本作は、江戸前期に活躍した浮世草子(今で言うエンタメ小説)作者井原西鶴とその娘おあいの親子愛を描いた物語。

【あらすじ】

全盲のおあいは、亡くなった母親から生きていくための知恵を教え込まれ、料理も裁縫も得意。下女のお玉とともに日々かいがいしく父西鶴の世話をしている。一方西鶴は、自分勝手で見栄っ張りではた迷惑な、困った男。おあいはそんな父が嫌でたまらないが、父と淡路へ旅したことをきっかけに父への想いが変わり始める……。

【感想・レビュー】

娘を想う父親の不器用な愛、ひたすら破滅に向かう歌舞伎役者辰彌へのおあいの淡い憧れ、養子に出された弟との偶然の再会などが女性作家らしい柔らかい筆使いで描かれていて、深い印象を残す。西鶴父娘と周囲の人々との温かい交流や、西鶴と松尾芭蕉との確執、近松門左衛門との友情などの挿話も、当時の世相や文壇事情が分かって面白い(事実か創作かはよく分からないが)。特に印象的なのが、当時流行した「心中」についての西鶴と近松の応酬。これを西鶴は滑稽と評し、近松は美と評する。二人の作風の本質を突いているようで、なかなか興味深い。

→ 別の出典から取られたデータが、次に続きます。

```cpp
__global__ __launch_bounds__(256)
void k_generate(u64 seed, u32 vec_id, int with_common, u32 d, u64 nbits, u64* __restrict__ out, u64 nwords64, u64 word0)
{
    u64 i = (u64)blockIdx.x * blockDim.x + threadIdx.x;
    u64 stride = (u64)gridDim.x * blockDim.x;
    for (; i < nwords64; i += stride) {
        u64 w = word0 + i;
        u64 v = gen_word64(seed, vec_id, w, d);
        if (with_common) v |= gen_word64(seed, 0xFFFFFFFFu, w, d);
        u64 bit0 = w * 64u;
// ... 381 lines not shown

    Blk acc;
    blk_fill(acc, ~0u);
    if (pipe_chain<U, true, 0>(acc, pa, nba, lane)) return;
    if (pipe_chain<U, true, 1>(acc, ps, nbs, lane)) return;
    if (nga | ngs) {
        blk_to_lds(acc, lds, lane);
        if (nga && gap_apply_list<GAP_AND>(pa + na - 1u, nga, lds, lane)) return;
        if (ngs && gap_apply_list<GAP_SUB>(ps + ns - 1u, ngs, lds, lane)) return;
        blk_from_lds(acc, lds, lane);
    }
    u32 cnt = wave_sum(blk_lane_popcount(acc));
    if (lane == 0 && cnt) atomicAdd(reinterpret_cast<unsigned long long*>(&counts[g]), (unsigned long long)cnt);
}

template <int U, bool NT, int WG = 256, int ROWS = 8>
__global__ __launch_bounds__(WG)
void k_pipe_counts_bits2(const u64* __restrict__ dmat, const u32* __restrict__ row_off,
                         const u32* __restrict__ and_n, u32 col_stride,
                         u32 ngroups, u32 col_from, u32 nitems, int xcd_swz, u64* __restrict__ counts)
{
    constexpr u32 PARTS = 8 / ROWS;
    u32 lane = lane_id(), wave = threadIdx.x >> 6, wpb = blockDim.x >> 6;
    u32 bid = xcd_swz ? xcd_remap(blockIdx.x, gridDim.x) : blockIdx.x;
    u32 item = uniform32(bid * wpb + wave);
    if (item >= nitems) return;
    u32 part = item % PARTS, cg = item / PARTS;
    u32 c = cg / ngroups, g = cg - c * ngroups;
    const u64* row = dmat + (size_t)(col_from + c) * col_stride + row_off[g];
    u64 hdr = uniform64(row[0]), flags = uniform64(row[1]);
    if (flags & ROW_EMPTY) return;
    if (flags & ROW_FULL) { if (lane == 0) atomicAdd(reinterpret_cast<unsigned long long*>(&counts[g]), (unsigned long long)(65536u / PARTS)); return; }
    u32 nba = (u32)(hdr & 0xFFFFu), nbs = (u32)((hdr >> 32) & 0xFFFFu);
    u32 na = uniform32(and_n[g]);
    const u64* pa = row + 2;
    const u64* ps = pa + na;
    const u32 poff = part * ROWS * 64u;
    Part<ROWS> acc;
#pragma unroll
    for (int i = 0; i < ROWS; ++i) acc.r[i] = (u32x4)(~0u);
    if (pipe_chain<U, NT, 0, ROWS>(acc, pa, nba, lane, poff)) return;
    if (pipe_chain<U, NT, 1, ROWS>(acc, ps, nbs, lane, poff)) return;
    u32 cnt = 0;
#pragma unroll
    for (int i = 0; i < ROWS; ++i) {
        cnt += __popcll(((u64)acc.r[i].y << 32) | acc.r[i].x);
        cnt += __popcll(((u64)acc.r[i].w << 32) | acc.r[i].z);
    }
    cnt = wave_sum(cnt);
    if (lane == 0 && cnt) atomicAdd(reinterpret_cast<unsigned long long*>(&counts[g]), (unsigned long long)cnt);
}

#ifdef BMX_DIAG
template <int AUX>
__global__ __launch_bounds__(256)
void k_diag_stream_read_buf(const uint4* __restrict__ buf, u64 nblocks8k, u32 blocks_per_wave, int pattern, int xcd_swz, u64* __restrict__ sink)
{
    u32 lane = lane_id();
    u32 bid = xcd_swz ? xcd_remap(blockIdx.x, gridDim.x) : blockIdx.x;
    u64 w = (u64)bid * (blockDim.x >> 6) + (threadIdx.x >> 6);
    u64 nwaves = nblocks8k / blocks_per_wave;
    if (w >= nwaves) return;
    u64 b0 = pattern ? w : w * blocks_per_wave;
    u64 step = pattern ? nwaves : 1;
    u32x4 acc = (u32x4)(0u);
// ... 60 lines not shown
```

include/bmx.h:

```cpp
#ifndef BMX_H
#define BMX_H

#include <stddef.h>
#include <stdint.h>

#ifdef __cplusplus
extern "C" {
#endif

#define BMX_OK            0
#define BMX_ERR_BADALLOC  1
#define BMX_ERR_BADARG    2
#define BMX_ERR_RANGE     3
#define BMX_ERR_DEVICE    4

#define BMX_NULL 0
#define BMX_FULL 1
#define BMX_BIT  2
#define BMX_GAP  3

#define BMX_AND 0
#define BMX_OR  1
#define BMX_XOR 2
#define BMX_SUB 3
// ... 133 lines not shown
int bmx_pipeline_last_windows(const bmx_pipeline* p, uint32_t* launched, uint32_t* planned);
int bmx_pipeline_last_window_groups(const bmx_pipeline* p, uint32_t* out, uint32_t cap, uint32_t* n);
int bmx_pipeline_run_counts_dev(bmx_ctx* ctx, bmx_pipeline* p, uint32_t nb_from, uint32_t nb_to,
                                uint64_t* d_counts);
int bmx_pipeline_run_results(bmx_ctx* ctx, bmx_pipeline* p, bmx_vec** results_out, uint64_t* counts_out,
                             const bmx_vec* or_target_in, bmx_vec** or_target_out);
int bmx_pipeline_run_results_range(bmx_ctx* ctx, bmx_pipeline* p, uint32_t nb_from, uint32_t nb_to, bmx_vec** results_out,
                                   uint64_t* counts_out, const bmx_vec* or_target_in, bmx_vec** or_target_out);
int bmx_pipeline_run_results_hint(bmx_ctx* ctx, bmx_pipeline* p, uint64_t from, uint64_t to, bmx_vec** results_out,
                                  uint64_t* counts_out, const bmx_vec* or_target_in, bmx_vec** or_target_out);
int bmx_pipeline_operand_bytes(bmx_ctx* ctx, bmx_pipeline* p, uint32_t nb_from, uint32_t nb_to,
                               uint64_t* bytes);

int bmx_pipeline_describe(bmx_ctx* ctx, bmx_pipeline* p, uint32_t nb_from, uint32_t nb_to, char* buf, size_t buf_len,
                          uint32_t* n_launches);

int bmx_rs_build(bmx_ctx* ctx, const bmx_vec* v, bmx_rs** out);
int bmx_rs_free(bmx_ctx* ctx, bmx_rs* rs);
int bmx_rs_info(const bmx_rs* rs, uint64_t* bytes, int* has_lines);
int bmx_rs_select_format(const bmx_rs* rs, int* offset_bits, uint64_t* bytes);
int bmx_rs_count(const bmx_rs* rs, uint64_t* count);
int bmx_rs_export(bmx_ctx* ctx, const bmx_rs* rs, uint32_t* bcount, uint64_t* sub_count);
int bmx_rank_batch(bmx_ctx* ctx, const bmx_vec* v, const bmx_rs* rs,
                   const uint64_t* n, size_t q, uint64_t* out);
int bmx_select_batch(bmx_ctx* ctx, const bmx_vec* v, const bmx_rs* rs,
                     const uint64_t* rank, size_t q, uint64_t* pos, uint8_t* found);
int bmx_rank_batch_dev(bmx_ctx* ctx, const bmx_vec* v, const bmx_rs* rs,
                       const uint64_t* d_n, size_t q, uint64_t* d_out);
int bmx_select_batch_dev(bmx_ctx* ctx, const bmx_vec* v, const bmx_rs* rs,
                         const uint64_t* d_rank, size_t q, uint64_t* d_pos, uint8_t* d_found);
// ... 87 lines not shown
```

Baseline: 55300 Gbit/s.

## Add adaptive eager-prefix early-exit path to pipeline AND+COUNT kernel

New measurement: 55190 Gbit/s. Within noise of the previous version (-0.2%).

```diff
diff --git a/bitmagic_amd/__init__.py b/bitmagic_amd/__init__.py
--- a/bitmagic_amd/__init__.py
+++ b/bitmagic_amd/__init__.py
@@ -672,6 +672,11 @@
         buf = C.create_string_buffer(256)
         check(lib().bmx_pipeline_describe(self.ctx._h, self._h, nb_from, nb_to, buf, 256, None))
         return buf.value.decode()
+
+    def exit_stat(self) -> int:
+        n = C.c_uint64()
+        check(lib().bmx_pipeline_exit_stat(self.ctx._h, self._h, C.byref(n)))
+        return int(n.value)
 
     def launches(self, nb_from: int = 0, nb_to: int = ID_MAX) -> int:
         buf = C.create_string_buffer(256); n = C.c_uint32()
diff --git a/bitmagic_amd/_ffi.py b/bitmagic_amd/_ffi.py
--- a/bitmagic_amd/_ffi.py
+++ b/bitmagic_amd/_ffi.py
@@ -101,6 +101,7 @@
         "bmx_pipeline_run_results_hint": (i32, [vp, vp, u64, u64, P(vp), P(u64), vp, P(vp)]),
         "bmx_pipeline_operand_bytes": (i32, [vp, vp, u32, u32, P(u64)]),
         "bmx_pipeline_describe": (i32, [vp, vp, u32, u32, C.c_char_p, C.c_size_t, P(u32)]),
+        "bmx_pipeline_exit_stat": (i32, [vp, vp, P(u64)]),
         "bmx_rs_build": (i32, [vp, vp, P(vp)]),
         "bmx_rs_free": (i32, [vp, vp]),
         "bmx_rs_info": (i32, [vp, P(u64), P(i32)]),
diff --git a/bitmagic_amd/csrc/bmx.hip b/bitmagic_amd/csrc/bmx.hip
--- a/bitmagic_amd/csrc/bmx.hip
+++ b/bitmagic_amd/csrc/bmx.hip
@@ -673,7 +673,7 @@
 }
 #define SPLIT_WAVES 8
 
-typedef void (*pipe_bits_fn)(const u64*, const u32*, const u32*, u32, u32, u32, u32, int, u64*);
+typedef void (*pipe_bits_fn)(const u64*, const u32*, const u32*, u32, u32, u32, u32, int, u64*, u32, u64, u64*);
 
 static u32 pipe_window_cap(u32 wg)
 {
@@ -725,10 +725,10 @@
     else window = (u32)std::max<u64>(pipe_window_cap(wg) / ((u64)ngroups * (8u / rows)), 1u);
 }
 
-template <int ROWS>
+template <int ROWS, int E>
 static pipe_bits_fn pipe_bits_rows(u32 unroll, bool nt, u32 wg)
 {
-#define B2(U, NT, WG) (pipe_bits_fn)k_pipe_counts_bits2<U, NT, WG, ROWS>
+#define B2(U, NT, WG) (pipe_bits_fn)k_pipe_counts_bits2<U, NT, WG, ROWS, E>
     if (wg == 256 && nt) {
         if (unroll == 4) return B2(4, true, 256);
         if constexpr (ROWS <= 4) { if (unroll == 8) return B2(8, true, 256); }
@@ -740,7 +740,8 @@
         if (unroll == 4 && !nt && wg == 512) return B2(4, false, 512);
     }
 #ifdef BMX_TUNE
-    if constexpr (ROWS == 8) {
+    if constexpr (E != 0) return nullptr;
+    else if constexpr (ROWS == 8) {
         if (nt && unroll == 4) switch (wg) { case 192: return B2(4, true, 192); case 320: return B2(4, true, 320); case 448: return B2(4, true, 448);
                                              case 576: return B2(4, true, 576); default: break; }
         if (nt && unroll == 2) switch (wg) { case 256: return B2(2, true, 256); case 384: return B2(2, true, 384); case 640: return B2(2, true, 640);
@@ -758,15 +759,20 @@
 #undef B2
     return nullptr;
 }
-static pipe_bits_fn pipe_bits_kernel(u32 rows, u32 unroll, bool nt, u32 wg)
+template <int E>
+static pipe_bits_fn pipe_bits_kernel_e(u32 rows, u32 unroll, bool nt, u32 wg)
 {
     switch (rows) {
-    case 8: return pipe_bits_rows<8>(unroll, nt, wg);
-    case 4: return pipe_bits_rows<4>(unroll, nt, wg);
-    case 2: return pipe_bits_rows<2>(unroll, nt, wg);
-    case 1: return pipe_bits_rows<1>(unroll, nt, wg);
+    case 8: return pipe_bits_rows<8, E>(unroll, nt, wg);
+    case 4: return pipe_bits_rows<4, E>(unroll, nt, wg);
+    case 2: return pipe_bits_rows<2, E>(unroll, nt, wg);
+    case 1: return pipe_bits_rows<1, E>(unroll, nt, wg);
     default: return nullptr;
     }
+}
+static pipe_bits_fn pipe_bits_kernel(u32 rows, u32 unroll, bool nt, u32 wg, bool prefix = false)
+{
+    return prefix ? pipe_bits_kernel_e<PIPE_EAGER_LEN>(rows, unroll, nt, wg) : pipe_bits_kernel_e<0>(rows, unroll, nt, wg);
 }
 
 static int ctx_set_tuning(bmx_ctx* ctx, const char* key, int value)
@@ -781,6 +787,7 @@
     else if (k == "pipe_staged") { ARGCHK(value >= -1 && value <= 1); ctx->pipe_staged = value; }
     else if (k == "pipe_split") { ARGCHK(value >= -1 && value <= 1); ctx->pipe_split = value; }
     else if (k == "pipe_window") { ARGCHK(value >= -1); ctx->pipe_window = value; }
+    else if (k == "pipe_eager") { ARGCHK(value >= -1 && value <= 1); ctx->pipe_eager = value; }
     else if (k == "or_tile") { ARGCHK(value >= 0 && value <= 3); ctx->or_tile = value; }
     else if (k == "or_rows") { ARGCHK(value >= -1 && value <= 1); ctx->or_rows = value; }
     else if (k == "or_depth") { ARGCHK(value == 4 || value == 8); ctx->or_depth = value; }
@@ -853,6 +860,7 @@
 {
     bmx_ctx* ctx = p->ctx;
     const int rc = stream_idle(ctx);
+    if (ctx->exit_pipe == p) ctx->exit_pipe = nullptr;
     dfree(ctx, p->d_dmat); dfree(ctx, p->d_meta); dfree(ctx, (void*)p->d_descs);
     dfree(ctx, (void*)p->d_udesc); dfree(ctx, p->d_unblk); dfree(ctx, p->d_gmask); dfree(ctx, p->d_gskip);
     dfree(ctx, p->cm_buf);
@@ -887,6 +895,7 @@
     if (ctx->d_slots2) (void)hipFree(ctx->d_slots2);
     if (ctx->d_done2) (void)hipFree(ctx->d_done2);
     if (ctx->d_cursor) (void)hipFree(ctx->d_cursor);
+    if (ctx->d_exit) (void)hipFree(ctx->d_exit);
     if (ctx->h_pend) (void)hipHostFree(ctx->h_pend);
     if (ctx->d_zero) (void)hipFree(ctx->d_zero);
     if (ctx->h_small) (void)hipHostFree(ctx->h_small);
@@ -953,6 +962,8 @@
     HIPCHK(hipHostMalloc((void**)&ctx->h_pend, PEND_SLOTS * 8 * sizeof(u64)));
     HIPCHK(hipMalloc((void**)&ctx->d_cursor, 64));
     HIPCHK(hipMemsetAsync(ctx->d_cursor, 0, 64, ctx->stream));
+    HIPCHK(hipMalloc((void**)&ctx->d_exit, 64));
+    HIPCHK(hipMemsetAsync(ctx->d_exit, 0, 64, ctx->stream));
     { int v = 0; if (hipDeviceGetAttribute(&v, hipDeviceAttributeMaxSharedMemoryPerBlock, device) == hipSuccess && v > 0) ctx->max_lds_bytes = (uint32_t)v; else (void)hipGetLastError(); }
     { size_t fr = 0, tot = 0; if (hipMemGetInfo(&fr, &tot) == hipSuccess && fr) ctx->pack_cap = (uint64_t)fr / 4; else (void)hipGetLastError(); }
     if (const char* e = getenv("BMX_DEBUG_REDZONE")) ctx->redzone = atoi(e) != 0;
@@ -960,7 +971,7 @@
     if (const char* e = getenv("BMX_POOL_MAX_MB")) { long long mb = atoll(e); if (mb >= 0) ctx->pool_cap = (uint64_t)mb << 20; }
     static const char* const env_keys[][2] = {
         {"BMX_PIPE_UNROLL", "pipe_unroll"}, {"BMX_PIPE_ROWS", "pipe_rows"}, {"BMX_PIPE_NT", "pipe_nt"},
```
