+        if dist == 'N(0,1)':
+            want = {}
             for name, h in handles:
                 hip._lib = h
-                samples[name].append(timed(f))
-        med = {k: statistics.median(v) for k, v in samples.items()}
-        spread = abs(med[arms[0][0]] - med['parent_copy'])
-        for name, _ in handles:
-            emit(dict(kind='microbench', family=fam, operands='N(0,1)', arm=name, M=m, K=sum(k for _, k in cls), N=N,
-                      ms=[round(x, 4) for x in samples[name]], ms_median=round(med[name], 4), tflops=round(flops / med[name] / 1e9, 1)))
-        for name, _ in handles[1:-1]:
-            gain = med[arms[0][0]] - med[name]
-            emit(dict(kind='verdict', family=fam, operands='N(0,1)', arm=name, parent_ms=round(med[arms[0][0]], 4), new_ms=round(med[name], 4),
-                      parent_aa_spread_ms=round(spread, 4), gain_ms=round(gain, 4), speedup=round(med[arms[0][0]] / med[name], 4),
-                      clears_twice_the_spread=bool(gain > 2 * spread)))
+                res = [hip.gemm_nn_taps(e, layout, (hc, hc), segs, w, const_rows=table) for (segs, _), w in zip(cls, ws)]
+                planes()
+                res.append(de.clone())
+                torch.cuda.synchronize()
+                if not want:
+                    want = res
+                else:
+                    emit(dict(kind='bit_identity', arm=name, against=arms[0][0], operands=dist,
+                              gemm_nn_segments=all(torch.equal(a, b) for a, b in zip(res[:-1], want[:-1])),
+                              gemm_nn_planes=bool(torch.equal(res[-1], want[-1]))))
+                del res
+            del want
+            torch.cuda.empty_cache()
+
+        fams = (('gemm_nn_segments', forward, kf, 2.0 * m * N * kf), ('gemm_nn_planes', planes, kd, 2.0 * m * kd * 2 * C),
+                ('wgrad_tn_segments', wgrad, kf, 2.0 * m * N * kf))
+        for fam, f, kk, flops in fams:
+            if fam not in args.families.split(','):
+                continue
+            samples = {name: [] for name, _ in handles}
+            for _ in range(args.reps):
+                for name, h in handles:
+                    hip._lib = h
+                    samples[name].append(timed(f))
+            med = {k: statistics.median(v) for k, v in samples.items()}
+            spread = abs(med[arms[0][0]] - med['parent_copy'])
+            for name, _ in handles:
+                emit(dict(kind='microbench', family=fam, operands=dist, arm=name, M=m, K=kk, N=N,
+                          ms=[round(x, 4) for x in samples[name]], ms_median=round(med[name], 4), tflops=round(flops / med[name] / 1e9, 1)))
+            for name, _ in handles[1:-1]:
+                gain = med[arms[0][0]] - med[name]
+                emit(dict(kind='verdict', family=fam, operands=dist, arm=name, parent_ms=round(med[arms[0][0]], 4), new_ms=round(med[name], 4),
+                          parent_aa_spread_ms=round(spread, 4), gain_ms=round(gain, 4), speedup=round(med[arms[0][0]] / med[name], 4),
+                          clears_twice_the_spread=bool(gain > 2 * spread)))
+        del e, g, ws, dws, y, gp, wd, de
+        torch.cuda.empty_cache()
     shutil.rmtree(tmp, ignore_errors=True)
 
 
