__device__ __forceinline__ WinBins1 win_resolve_dim(const uint32_t *__restrict__ row, unsigned n, const WinDim &w,
                                                    WinState *st, int d, uint32_t *cum, WinSel1 &sel) {
  __shared__ unsigned s_wtot[kReduceThreads / 64];
  __shared__ int s_j[2], s_t[2], s_rng[7];
  __shared__ unsigned s_selu[4];
  __shared__ double s_seld[4];
  constexpr int PER = kWinBins / kReduceThreads, NW = kReduceThreads / 64;
  static_assert(PER == 4, "one 16-byte load per thread");
  const int tid = threadIdx.x, lane = tid & 63, wave = tid >> 6;
  const unsigned klo = (n - 1) / 2, khi = n / 2;
  if (tid < 2) s_j[tid] = -1;
  const uint4 x = reinterpret_cast<const uint4 *>(row)[tid];
  const unsigned v[PER] = {x.x, x.y, x.z, x.w};
  const unsigned tot = (x.x + x.y) + (x.z + x.w);
  const unsigned inc = wave_scan_inclusive(tot);
  if (lane == 63) s_wtot[wave] = inc;
  __syncthreads();
  {
    unsigned wbase = 0;
#pragma unroll
    for (int q = 0; q < NW; ++q) wbase += (q < wave) ? s_wtot[q] : 0u;
    unsigned run = wbase + inc - tot;
#pragma unroll
    for (int i = 0; i < PER; ++i) {
      cum[PER * tid + i] = run;
      if (run <= klo && klo < run + v[i]) s_j[0] = PER * tid + i;
      if (run <= khi && khi < run + v[i]) s_j[1] = PER * tid + i;
      run += v[i];
    }
  }
  __syncthreads();
  WinGeom geo = {};
  if (wave < 2) {
    geo = window_geometry(cum, n, w, s_j[0], s_j[1]);
    const int t = geo.ok ? bracket_search(cum, n, w, geo, wave) : -1;
    if (lane == 0) s_t[wave] = t;
  }
  __syncthreads();
  if (wave == 0) {
    WinRanges R = {};
    unsigned med_base = 0, med_cnt = 0, inner = 0, ring_cnt = 0;
    double range[4] = {0., 0., 0., 0.};
    unsigned counted = 0;
#pragma unroll
    for (int q = 0; q < NW; ++q) counted += s_wtot[q];
    bool ok = counted == n && resolve_window(cum, n, w, geo, s_t[0], s_t[1], R, med_base, med_cnt, inner, ring_cnt, range);
    if (ok)
      ok = R.mlo >= kF1 && R.mhi < kC1 && R.i0 <= R.i1 && R.a0 >= kF0 && R.i0 - 1 < kC0 && R.i1 + 1 >= kF2 &&
           R.b1 <= kWinBins - 2;
    if (lane == 0) {
      s_rng[0] = R.mlo;
      s_rng[1] = R.mhi;
      s_rng[2] = R.a0;
      s_rng[3] = R.b1;
      s_rng[4] = R.i0;
      s_rng[5] = R.i1;
      s_rng[6] = ok ? 0 : 1;
      s_selu[0] = med_base;
      s_selu[1] = med_cnt;
      s_selu[2] = inner;
      s_selu[3] = ring_cnt;
#pragma unroll
      for (int k = 0; k < 4; ++k) s_seld[k] = range[k];
      if (st) {
        st->med_base[d] = med_base;
        st->med_cnt[d] = med_cnt;
        st->ring_inner[d] = inner;
        st->ring_cnt[d] = ring_cnt;
        st->med_lo[d] = range[0];
        st->med_hi[d] = range[1];
        st->ring_lo[d] = range[2];
        st->ring_hi[d] = range[3];
      }
    }
  }
  __syncthreads();
  WinBins1 B;
  B.mlo = (unsigned)s_rng[0];
  B.mhi = (unsigned)s_rng[1];
  B.a0 = (unsigned)s_rng[2];
  B.b1 = (unsigned)s_rng[3];
  B.i0 = (unsigned)s_rng[4];
  B.i1 = (unsigned)s_rng[5];
  B.fail = s_rng[6] != 0;
  sel.med_base = s_selu[0];
  sel.med_cnt = s_selu[1];
  sel.inner = s_selu[2];
  sel.ring_cnt = s_selu[3];
#pragma unroll
  for (int k = 0; k < 4; ++k) sel.range[k] = s_seld[k];
  return B;
}

struct PickArgs {
  unsigned n;
  WinParams P;
  uint32_t *whist;
  WinState *st;
  const double *seg_all;
  const unsigned short *dir_all;
  int segments;
  GnScalars *scal;
  const double *partials;
  int sum_blocks;
  GnResult *res;
  unsigned seq;
  AheadPose *ahead;
  Pose outer;
  WinJoin *join;
};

それにしても、作家とはつくづく凄い人種だと思う。様々な文献を調べ上げ、その内容を消化し、それを物語として組み立てる力もさることながら、五感で捉えた世界を「これしかない」という言葉に変換して文章化する力は、もう才能というしかないだろう。この作家は、本作の冒頭で、料理上手の全盲の娘のことを、「おあいの生きるこの世は、音と匂いと手触りでできていた」と表現している。なんと鮮やかな表現だろう。こういう、くどくど説明しない潔い表現こそが一流の証なのだろうと思う(小説も映画も説明が多いものはたいてい駄作)。

史実ベースのためか、前半の展開が緩くて少しもどかしくはあるが、読み応え十分の一冊。